At that stage I had also made a debut as a newsreader at a commercial radio stations. But then South Africa went under lockdown. Before I could sign a formal contract at the radio station my future again was uncertain. And with schools shut I could no longer run my antibullying campaign.

The future for me, as it is for many South Africans, and so too for the staff of The Southern Cross, is a stressful and uncertain one. It’s a difficult time, but as I write today that story of Jesus and Peter on the water comes back to me.

We are currently on rough seas, but Jesus calls us out to walk on the water. He calls us to keep our eyes fixed on him, no matter how rough our storm may be.

This is a time when our faith will be tested, where our commitment to carrying the cross and walking with him will be put to trial.

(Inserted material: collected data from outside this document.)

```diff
diff --git a/detectron2-centernet_amd/ops.py b/detectron2-centernet_amd/ops.py
--- a/detectron2-centernet_amd/ops.py
+++ b/detectron2-centernet_amd/ops.py
@@ -805,6 +805,9 @@
     d.clamp_lo, d.clamp_hi = clamp
     M = B * H * W
     prof = _Prof(None, M, False, F32, flops=sum(2.0 * M * PackedHeads.HID * (9 * ph.Cin + c) for c in ph.couts))
+    if prof.on:
+        prof.bytes = float(M * 4 * (ph.Cin + sum(round_up(c, 4) for c in ph.couts))) if x3 else prof.bytes
+        prof.info = f"M={M} {ph.Cin}->{PackedHeads.HID}->{','.join(str(c) for c in ph.couts)}"
     for _ in range(prof.reps()):
         if x3:
             rc = _lib.lib().ctdet_head_fused_x3_fwd(C.byref(d), _ptr(x), _ptr(ph.w1), _ptr(ph.s1), _ptr(ph.b1), _stream())
@@ -813,6 +816,36 @@
     _lib.check(rc, "ctdet_head_fused_x3_fwd" if x3 else "ctdet_head_fused_fwd")
     prof.done()
     return outs
+
+
+HEADS_SPARSE = os.environ.get("CTDET_NO_SPARSE_HEADS", "0") != "1"
+
+
+def heads_sparse(y, ph, inds, down_ratio, flip=False):
+    _require_cuda(y, inds)
+    assert ph.compute == F16X3 and ph.n == 2 and ph.couts == [2, 2], "heads_sparse: a pack of the wh and reg heads"
+    assert y.dtype == torch.float32 and y.shape[3] == ph.Cin and inds.dtype == torch.int32 and inds.is_contiguous()
+    assert ph.w1.shape[0] >= 2 * PackedHeads.HID and ph.w1.shape[1] == ph.Cin // 32 * 288 and ph.Cin == 64
+    NB, H, W, _ = y.shape
+    B, K = inds.shape
+    assert NB == (2 * B if flip else B) and y.stride(0) == H * W * y.stride(2) and y.stride(1) == W * y.stride(2)
+    whreg = torch.empty(B, K, 4, dtype=torch.float32, device=y.device)
+    boxes = torch.empty(B, K, 4, dtype=torch.float32, device=y.device)
+    d = HeadDesc()
+    d.nheads, d.B, d.H, d.W, d.Cin, d.in_stride = 2, B, H, W, ph.Cin, _nhwc_stride(y)
+    for h in range(2):
+        d.w2[h], d.b2[h], d.cout[h] = ph.w2[h].data_ptr(), ph.b2[h].data_ptr(), ph.couts[h]
+    M = (2 if flip else 1) * B * K
+    prof = _Prof(None, M, False, F32, flops=2.0 * M * PackedHeads.HID * (9 * ph.Cin + 2) * 2)
+    if prof.on:
+        prof.bytes = float(M * 9 * ph.Cin * 4 + ph.w1.numel() * 4)
+        prof.info = f"peaks={M} {ph.Cin}->{PackedHeads.HID}->2,2 at inds" + (" flip" if flip else "")
+    for _ in range(prof.reps()):
+        rc = _lib.lib().ctdet_head_sparse_x3_fwd(C.byref(d), _ptr(y), _ptr(ph.w1), _ptr(ph.s1), _ptr(ph.b1), _ptr(inds), K,
+                                                 float(down_ratio), int(bool(flip)), _ptr(whreg), _ptr(boxes), _stream())
+    _lib.check(rc, "ctdet_head_sparse_x3_fwd")
+    prof.done()
+    return whreg, boxes
 
 
 def maxpool3x3s2(x, out=None):
@@ -849,7 +882,8 @@
     for t in tensors:
         assert t.dtype == torch.float32 and t.dim() == 4 and t.stride(3) == 1
         B, H, W, Cc = t.shape
-        _lib.check(_lib.lib().ctdet_finite_flag(_ptr(t), B * H * W, Cc, _nhwc_stride(t), _ptr(flag), _stream()), "ctdet_finite_flag")
+        with prof_region("finite_flag", nbytes=float(t.numel() * 4), info="x".join(str(n) for n in t.shape)):
+            _lib.check(_lib.lib().ctdet_finite_flag(_ptr(t), B * H * W, Cc, _nhwc_stride(t), _ptr(flag), _stream()), "ctdet_finite_flag")
     return flag
 
 
@@ -980,9 +1014,12 @@
     _require_cuda(heat, wh, reg)
     assert heat.dtype == torch.float32
     B, H, W, Cc = heat.shape
+    assert wh is not None or reg is None, "decode: reg without wh"
     if flip:
-        assert B % 2 == 0 and wh.shape[0] == B and (reg is None or reg.shape[0] == B), "flip decode: 2B images, plain half first"
-        assert heat.stride(0) == H * W * heat.stride(2) and wh.stride(0) == H * W * wh.stride(2), "flip decode: dense batches"
+        assert B % 2 == 0 and (wh is None or wh.shape[0] == B) and (reg is None or reg.shape[0] == B), \
+            "flip decode: 2B images, plain half first"
+        assert heat.stride(0) == H * W * heat.stride(2) and (wh is None or wh.stride(0) == H * W * wh.stride(2)), \
+            "flip decode: dense batches"
         B //= 2
     if workspace is None or workspace.key != (B, H, W, Cc, K):
         workspace = DecodeWorkspace(B, H, W, Cc, K, heat.device)
@@ -993,7 +1030,7 @@
     inds = torch.empty(B, K, dtype=torch.int32, device=dev)
     with prof_region("decode", nbytes=float(B * H * W * Cc * 4), info=f"{B}x{H}x{W}x{Cc} K={K}"):
         fn = _lib.lib().ctdet_decode_flip if flip else _lib.lib().ctdet_decode
-        rc = fn(_ptr(heat), _nhwc_stride(heat), _ptr(wh), _nhwc_stride(wh), _ptr(reg),
+        rc = fn(_ptr(heat), _nhwc_stride(heat), _ptr(wh), _nhwc_stride(wh) if wh is not None else 0, _ptr(reg),
                 _nhwc_stride(reg) if reg is not None else 0, B, H, W, Cc, K, float(down_ratio),
                 float(heat_floor), _ptr(workspace.buf), _ptr(boxes), _ptr(scores), _ptr(classes), _ptr(inds), _stream())
     _lib.check(rc, "ctdet_decode")
diff --git a/include/ctdet_hip.h b/include/ctdet_hip.h
--- a/include/ctdet_hip.h
+++ b/include/ctdet_hip.h
@@ -80,6 +80,9 @@
 int32_t ctdet_head_fused_fwd(const ctdet_head_desc* d, const void* x, const void* w1, const float* b1, void* stream);
 int32_t ctdet_head_fused_x3_fwd(const ctdet_head_desc* d, const void* x, const void* w1, const float* s1, const float* b1,
                                 void* stream);
+int32_t ctdet_head_sparse_x3_fwd(const ctdet_head_desc* d, const void* x, const void* w1, const float* s1, const float* b1,
+                                 const int32_t* inds, int32_t K, float down_ratio, int32_t flip, float* whreg, float* boxes,
+                                 void* stream);
 int32_t ctdet_head_fused_supported(int32_t compute_dtype, int32_t H, int32_t W, int32_t Cin, int32_t in_stride, const void* x);
 
 typedef struct ctdet_dla_base_desc {
```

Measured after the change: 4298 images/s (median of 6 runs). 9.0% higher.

But I have hope, I have faith that this too shall pass. As Anglican Bishop Michael Curry once said in a sermon on Jesus and Peter walking on the water: “Keep your eyes on the prize.”

And as we keep our eyes on Jesus— though difficult, though stressful and even when we almost throw in the towel—may we remember that he is there with us, every step of the way, his hands out stretched as he wants to walk with us.

And do you know what’s the highlight of that story? It isn’t Peter and Jesus walking on the water, but rather when they get back into the boat: the storm has passed and the clouds have vanished and the sun is shining again.

Like then, now too, with our eyes fixed on the Prize, we will get through this, this too shall pass, and we shall see a sunnier day. Just don’t lose the faith.